# Who loves carbon fiber fountain pens - let's see them!



## evosam (Jan 2, 2012)

I'm a big sucker for carbon fiber pens and especially when it's a nice fountain pen.

Picked up a new one for my collection this week to accompany it's other brothers..(The Delta is new thx to Bry)

So for your enjoyment: (top to bottom)

1. Delta Momo 30th Anniversary Fountain Pen
2. Visconti Carbon Dream
3. McClaren M900 all carbon










Vast differences in weave and finish to give it variety.

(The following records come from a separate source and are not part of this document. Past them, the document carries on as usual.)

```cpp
template <int MF, int EPI, bool PH2, class SCHED>
__device__ __forceinline__ void gemm_ring_body(const GemmArgs& p, const unsigned a_bytes, const int mode, const SCHED& sc) {
#if defined(__HIP_DEVICE_COMPILE__)
    constexpr int BM = 64 * MF, BK = 64;
    constexpr int AH = MF * 4096, BH = 16384;
    constexpr int STAGE = 2 * AH + 2 * BH;
    constexpr int GA = MF / 2, GB = 2;
    static_assert(GA <= 2, "DMA piece helpers cover two pieces per half-tile");
    constexpr int N1 = 2 * GA + 3 * GB, N2 = 3 * GA + 2 * GB;
    constexpr bool RLN = (EPI == EPI_RESID_LN_F32);
    constexpr bool RESID = (EPI == EPI_BIAS_RESID_F32 || EPI == EPI_SCALE_RESID_F32 || RLN);
    constexpr bool F16_STORES = (EPI == EPI_BIAS_F16 || EPI == EPI_BIAS_QGELU_F16 || EPI == EPI_BIAS_RELU_F16 ||
                                 EPI == EPI_LN_BIAS_F16 || EPI == EPI_LN_BIAS_QGELU_F16);
    constexpr int E_RAW = RLN ? 8 * MF + 4 * MF + 2 * MF : (F16_STORES ? 4 * MF : 8 * MF);
    constexpr int E = E_RAW > 52 ? 52 : E_RAW;
    constexpr bool XPRE = RESID && MF == 2;
    constexpr bool LNC = (EPI == EPI_LN_BIAS_F16 || EPI == EPI_LN_BIAS_QGELU_F16);
    constexpr bool ROLL = RESID && MF == 4;
    constexpr int ROLL_W = RLN ? 6 : 8;
    constexpr int R = XPRE ? E : (ROLL ? ROLL_W + (RLN ? 1 : 0) : 0);
    constexpr bool PUB = SCHED::PUBLISH;
    static_assert(!PUB || (PH2 && (EPI == EPI_LN_BIAS_F16 || EPI == EPI_LN_BIAS_QGELU_F16)), "hand-off: two-phase loop, fp16 LayerNorm-fold epilogues");
    constexpr int BIAS_OFF = 2 * STAGE;
    const int MR_OFF = BIAS_OFF + 2 * p.N * 4;
    extern __shared__ __attribute__((aligned(16))) char smem[];
#ifdef HG_STAMPS
    unsigned long long tacc[8] = {0, 0, 0, 0, 0, 0, 0, 0}, t_beg = 0, t_all = 0;
#endif
    const int tid = sc.thread_id(), lane = tid & 63;
    const int wave = __builtin_amdgcn_readfirstlane(tid >> 6);
    const int wm = wave >> 2, wn = wave & 3;
    const int nk = p.K / BK;

    const int bid = blockIdx.x;
    const int n_items = sc.n_items();
// ... 186 lines not shown
    int g = 0;
    bool prev_full = false;
    int tm_prev = 0;
    (void)tm_prev;
    for (int r = 0; r < n_items; ++r) {
        int tm, tn, kb_r, ke_r;
        item_get(r, tm, tn, kb_r, ke_r);
        const int klen = nk;
        const int m0 = tm * BM, n0 = tn * 256;
        const bool post_ok = prev_full;
        prev_full = m0 + BM <= p.M;
        zero_acc();
        f32x4 xres[XPRE ? 2 : 1][XPRE ? 2 : 1][XPRE ? MF : 1][XPRE ? 2 : 1];
        f32x4 xw[ROLL ? ROLL_W : 1];
        float muw[RLN ? 2 : 1];
        auto chunk_row = [&](int rg) {
            int m = m0 + (rg / MF) * (BM / 2) + wm * MF * 16 + (rg % MF) * 16 + (lane & 15);
            return m < p.M ? m : p.M - 1;
        };
        auto chunk_load = [&](int c) {
            const int rg = c >> 2, hb = (c >> 1) & 1, g2 = c & 1;
            const int n = n0 + hb * 128 + wn * 32 + g2 * 16 + 4 * (lane >> 4);
            return *reinterpret_cast<const f32x4*>(reinterpret_cast<const float*>(p.out) + (size_t)chunk_row(rg) * p.ldc + n);
        };
        auto ph2_ktile = [&](auto KIND_T) {
            constexpr int KINDX = decltype(KIND_T)::value;
            constexpr int KIND = KINDX >= 4 ? 0 : KINDX;
            const int buf = (g & 1) * STAGE;
            const bool post = post_ok;
            const bool more = KIND < 2 || r + 1 < n_items;
// ... 72 lines not shown
            ph2_ktile(K1{});
            if constexpr (PUB) {
                ph2_ktile(std::integral_constant<int, 4>{});
                ph2_ktile(std::integral_constant<int, 5>{});
            }
            for (int kt = PUB ? 3 : 1; kt < klen - 2; ++kt) {
                ph2_ktile(K0{});
            }
            ph2_ktile(K2{});
            ph2_ktile(K3{});
        } else {
        for (int kt = 0; kt < klen; ++kt, ++g) {
            const int buf = (g & 1) * STAGE;
            const bool more = g + 2 < S;
            const bool post = post_ok;
            const bool xl = (XPRE || ROLL) && kt == klen - 1;
            read_A(0, buf);
            read_W(I0{}, buf);
            if constexpr (LNC) {
                if (kt == klen - 2 && lane < BM / 16)
                    __builtin_amdgcn_raw_ptr_buffer_load_lds(rsM, (HG_LDS void*)(smem + MR_OFF + wave * BM), 16, lane * 16,
                                                             (m0 + wave * (BM / 8)) * 8, 0, 0);
            }
            if (g + 1 < S) issue_A(1, 0, GA);
            if constexpr (ROLL) {
                if (xl) {
#pragma unroll
                    for (int c = 0; c < ROLL_W; ++c) xw[c] = chunk_load(c);
                    if constexpr (RLN) muw[0] = p.mu[chunk_row(0)];
                }
            }
            if constexpr (XPRE) {
                if (xl) {
#pragma unroll
                    for (int ha = 0; ha < 2; ++ha)
#pragma unroll
                        for (int f = 0; f < MF; ++f) {
                            int m = m0 + ha * (BM / 2) + wm * MF * 16 + f * 16 + (lane & 15);
                            m = m < p.M ? m : p.M - 1;
#pragma unroll
                            for (int hb = 0; hb < 2; ++hb)
#pragma unroll
                                for (int g2 = 0; g2 < 2; ++g2) {
                                    const int n = n0 + hb * 128 + wn * 32 + g2 * 16 + 4 * (lane >> 4);
                                    xres[ha][hb][f][g2] = *reinterpret_cast<const f32x4*>(
// ... 89 lines not shown
                    u32x4 st0, st1;
#pragma unroll
                    for (int j = 0; j < 4; ++j) {
                        const unsigned send = low ? d[4 + j] : d[j];
                        const unsigned recv = (unsigned)__builtin_amdgcn_update_dpp(0, (int)send, 0x128, 0xF, 0xF, false);
                        st0[j] = low ? d[j] : recv;
                        st1[j] = low ? recv : d[4 + j];
                    }
                    const int row0 = mb + (r16 & 7);
                    if (INTERIOR || row0 < p.M) *reinterpret_cast<u32x4*>(colp + (size_t)row0 * p.ldc) = st0;
                    if (INTERIOR || row0 + 8 < p.M) *reinterpret_cast<u32x4*>(colp + (size_t)(row0 + 8) * p.ldc) = st1;
                }
            };
            if (m0 + BM <= p.M) f16_epilogue(std::true_type{});
            else f16_epilogue(std::false_type{});
        } else if constexpr (ROLL) {
            const int q = lane >> 4;
            typedef unsigned u32x2 __attribute__((ext_vector_type(2)));
            typedef unsigned u32x4 __attribute__((ext_vector_type(4)));
#pragma unroll
            for (int rg = 0; rg < 2 * MF; ++rg) {
                const int ha = rg / MF, f = rg % MF;
                const int m = m0 + ha * (BM / 2) + wm * MF * 16 + f * 16 + (lane & 15);
                f32x4 v[2][2];
                float mu_r = 0.f;
                if constexpr (RLN) {
                    mu_r = muw[rg & 1];
                    if (rg + 1 < 2 * MF) muw[(rg + 1) & 1] = p.mu[chunk_row(rg + 1)];
                }
#pragma unroll
// ... 103 lines not shown
```

### hoigen_amd/csrc/hg_kernels.h

```cpp
#pragma once
#include <hip/hip_runtime.h>
#include <stdint.h>

#include "hg_common.h"

namespace hg {

enum Epilogue : int {
    EPI_BIAS_F16 = 0,
    EPI_BIAS_QGELU_F16 = 1,
    EPI_BIAS_RELU_F16 = 2,
    EPI_BIAS_RESID_F32 = 3,
    EPI_BIAS_F32 = 4,
    EPI_PATCH_F32 = 5,
    EPI_BIAS_RELU_F32 = 6,
    EPI_SCALE_RESID_F32 = 7,
    EPI_LN_BIAS_F16 = 8,
    EPI_LN_BIAS_QGELU_F16 = 9,
    EPI_RESID_LN_F32 = 10,
    EPI_MU_BIAS_RELU_F32 = 11,
    EPI_SCALE_RESID_LN_F32 = 12
};

#ifndef HG_LO_SCALE
// ... 24 lines not shown
    const float* muc = nullptr;
    const float* gamma = nullptr;
    half_t* out3 = nullptr;
    int ld3 = 0;
};
inline size_t gemm_lo_bytes(int M, int N) { return (size_t)((M + 127) / 128) * (N / 256) * 65536; }

hipError_t launch_gemm(int epi, const GemmArgs& a, hipStream_t s);
double gemm_flops(const GemmArgs& a);
bool gemm_ring_ok(const GemmArgs& a);
hipError_t launch_gemm_ring(int epi, const GemmArgs& a, hipStream_t s);
bool gemm_ring2_ok(const GemmArgs& a);
bool gemm_ln_ok(int epi, const GemmArgs& a);
hipError_t launch_gemm_ring2(int epi, const GemmArgs& a, hipStream_t s);
hipError_t launch_gemm_simple(int epi, const GemmArgs& a, hipStream_t s);
bool mlp_pair_ok(const GemmArgs& fc, const GemmArgs& proj, int n_cu);
size_t mlp_pair_ready_words(int M);
hipError_t launch_mlp_pair(const GemmArgs& fc, const GemmArgs& proj, unsigned* ready, int* err, int ch, int fc_slots, int n_cu, hipStream_t s,
                           int grid_short = 0);
bool gemm_duo_ok(int epi, const GemmArgs& a);
hipError_t launch_gemm_duo(int epi, const GemmArgs& a, hipStream_t s);

static constexpr int ATTN_MAX_L_RESIDENT = 224;
static constexpr int ATTN_LONG_MAX_L = 640;
hipError_t launch_attention(const half_t* qkv, half_t* out, int n_seq, int L, int heads, bool causal,
                            hipStream_t s, int ldo = 0, bool pack = true);
hipError_t launch_attention_row0(const half_t* qkv, const half_t* q0, const int32_t* sel, half_t* out, int n_seq, int L,
                                 int heads, bool causal, hipStream_t s);
hipError_t launch_attention_long(const half_t* qkv, half_t* out, int n_seq, int L, int heads, bool causal, hipStream_t s, int ldo);
hipError_t launch_attention_long_row0(const half_t* qkv, const half_t* q0, const int32_t* sel, half_t* out, int n_seq, int L,
// ... 135 lines not shown
```

### include/hoigen_amd.h

```cpp
#ifndef HOIGEN_AMD_H
#define HOIGEN_AMD_H

#include <stdint.h>

#ifdef __cplusplus
extern "C" {
#endif

typedef struct hg_ctx hg_ctx;

typedef enum {
    HG_OK = 0,
    HG_ERR_INVALID = -1,
    HG_ERR_HIP = -2,
    HG_ERR_NOT_LOADED = -3,
    HG_ERR_OOM = -4
} hg_status;

typedef enum { HG_F32 = 0, HG_F16 = 1 } hg_dtype;

typedef struct {
    const void* ptr;
    int32_t dtype;
} hg_tensor;
// ... 131 lines not shown
#define HG_PROF_MLP_PAIR 103
typedef struct {
    int32_t kind;
    int32_t M, N, K;
    float ms;
} hg_prof_rec;
int hg_profile_begin(hg_ctx*, int kind, int max_launches);
int hg_profile_end(hg_ctx*, hg_prof_rec* recs, int max_recs, int32_t* n_recs);
int hg_test_gemm(hg_ctx*, const float* a, const float* w, const float* bias, float* out, int M, int N, int K,
                 int epi, int kernel, void* stream);
int hg_test_gemm_ln(hg_ctx*, const float* a, const float* w, const float* bias, float* out, int M, int N, int K, int epi,
                    int kernel, const float* cs, const float* mr, const float* mu, const float* scale, float* out2,
                    float* mr_out, float* mu_out, void* stream);
int hg_test_gemm_hilo(hg_ctx*, const float* a, const float* w, const float* bias, float* x, int M, int N, int K, int steps,
                      int hilo, float* mu, float* out2, float* mr_out, void* stream);
int hg_test_attention(hg_ctx*, const float* qkv, const float* q0, const int32_t* sel, int n_seq, int L, int heads,
                      int causal, float* out, void* stream);

int hg_test_qkv_attn(hg_ctx*, const float* a, const float* w, const float* bias, const float* cs, const float* mr, int n_seq,
                     int L, int heads, int fused, float* out, void* stream);

int hg_test_image_stream(hg_ctx*, const float* x_nchw, int B, float* out, float* trace, void* stream);
int hg_test_text_stream(hg_ctx*, const int32_t* ids, int T, int L, int trunc, float* out, float* trace, void* stream);

#ifdef __cplusplus
}
#endif
#endif
```

Measured before the change: 24760 crops/s.

## Add wide 256-row c_proj residual-LN GEMM path with hi/lo residual streaming

Adds a new path for the MLP c_proj GEMM with residual plus LayerNorm-stats epilogue. It uses 256-row tiles over a number of rows sized to fill whole rounds of CUs, then runs the ragged remainder through the existing ring GEMM. The epilogue is extended to read and write the residual as an fp16 hi plus bf8 lo split, so the full fp32 residual stream need not be loaded or stored. It is on by default and takes precedence over the mlp_pair fused kernel. This trades the cross-GEMM pairing and adds a second launch for the tail rows.

```diff
diff --git a/hoigen_amd/_lib.py b/hoigen_amd/_lib.py
--- a/hoigen_amd/_lib.py
+++ b/hoigen_amd/_lib.py
@@ -119,6 +119,7 @@
     "hg_test_attention": (_I, [_P, _P, _P, _P, _I, _I, _I, _I, _P, _P]),
     "hg_test_qkv_attn": (_I, [_P, _P, _P, _P, _P, _P, _I, _I, _I, _I, _P, _P]),
     "hg_test_gemm_hilo": (_I, [_P, _P, _P, _P, _P, _I, _I, _I, _I, _I, _P, _P, _P, _P]),
+    "hg_test_gemm_wide": (_I, [_P, _P, _P, _P, _P, _P, _P, _P, _P, _P, _I, _I, _I, _I, _I, _P]),
     "hg_test_image_stream": (_I, [_P, _P, _I, _P, _P, _P]),
     "hg_test_text_stream": (_I, [_P, _P, _I, _I, _I, _P, _P, _P]),
     "hg_profile_begin": (_I, [_P, _I, _I]),
diff --git a/hoigen_amd/csrc/hg_api.hip b/hoigen_amd/csrc/hg_api.hip
--- a/hoigen_amd/csrc/hg_api.hip
+++ b/hoigen_amd/csrc/hg_api.hip
@@ -137,6 +137,7 @@
     int opt_mlp_pair_chunk = 32;
     int opt_mlp_pair_fc_slots = 32;
     int opt_mlp_pair_fault = 0;
+    int opt_cproj_wide = 1;
     int n_cu = 256;
     int32_t* pair_err = nullptr;
     int32_t* range_flag = nullptr;
@@ -725,6 +726,7 @@
         if (rc) return rc;
         HG_HIP(hipMemsetAsync(c->pair_ready.p, 0, blocks.size() * (size_t)pair_panels * 4, s));
     }
+    const bool wide_on = fuse && !adapters && !causal && !gs && c->opt_cproj_wide && blocks.size() > 1;
     int rln_i = 0;
     bool x_is_hilo = false;
     auto rln_args = [&](GemmArgs& g) {
@@ -829,18 +831,19 @@
         g = GemmArgs{};
         g.A = h; g.lda = D; g.out = fc; g.ldc = 4 * D; g.M = M; g.N = 4 * D; g.K = D;
         GemmArgs pq{};
-        bool pq_built = false, paired = false;
+        bool pq_built = false, paired = false, wide = false;
         if (fuse) {
             g.W = b.wf_fc; g.bias = b.bf_fc; g.cs = b.cs_fc; g.mr = mr;
             if (hilo_c) { g.A = att; g.lda = D + 64; }
             if (gs) { g.A = a_ln; g.W = b.w_fc; g.cs = b.csg_fc; }
-            if (pair_on && i + 1 < blocks.size()) {
+            if ((pair_on || wide_on) && i + 1 < blocks.size()) {
                 pq.A = fc; pq.lda = 4 * D; pq.W = b.w_proj; pq.bias = b.b_proj; pq.out = x; pq.ldc = D; pq.M = M; pq.N = D; pq.K = 4 * D;
                 pq.out2 = h_of(i + 1); pq.ld2 = ldh_of(i + 1); pq.stats = stats; pq.stats_ld = sld; pq.mu = mu;
                 rln_args(pq);
                 gs_args(pq, blocks[i + 1].ln1_w);
                 pq_built = true;
-                if (mlp_pair_ok(g, pq, c->n_cu)) {
+                wide = wide_on && gemm_resid_wide_ok(pq);
+                if (!wide && pair_on && mlp_pair_ok(g, pq, c->n_cu)) {
                     PairGateScope gate(c->device, s);
                     ProfScope ps(c, s, HG_PROF_MLP_PAIR, M, 4 * D, D);
                     HG_HIP(launch_mlp_pair(g, pq, (unsigned*)c->pair_ready.p + i * (size_t)pair_panels, c->pair_err,
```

The McClaren has a raw unfinished carbon weave like those they use on the racecars
The Delta has a uniform weave with a "moderate" laquer glaze on top
The Visconti Carbon Dream is really interesting because it is a mid-laquer finish on a CF sheet that has been cut and wrapped around a clear resin barrel. The effect is pretty stunning.










Would love to see other folks fav carbon fiber pens.

Cheers

-Sam


----------



## D N Ravenna (Apr 30, 2005)

I don't have a single CF FP, but that Momo intrigues. As time permits, I would not mind hearing more about it.

Cheers!

Dan


----------



## evosam (Jan 2, 2012)

Dan,

What would you like to know about the Momo?

Here is some basic info :
It's a 30th Anniversary pen for Delta.
It comes in a standard edition that is carbon fiber and the orange resin that Delta are famous for.
In that edition, it comes with a Titanium nib.
The version I have is a limited edition that is carbon fiber, black resin and rose gold ver. Nib is gold on the edition I have.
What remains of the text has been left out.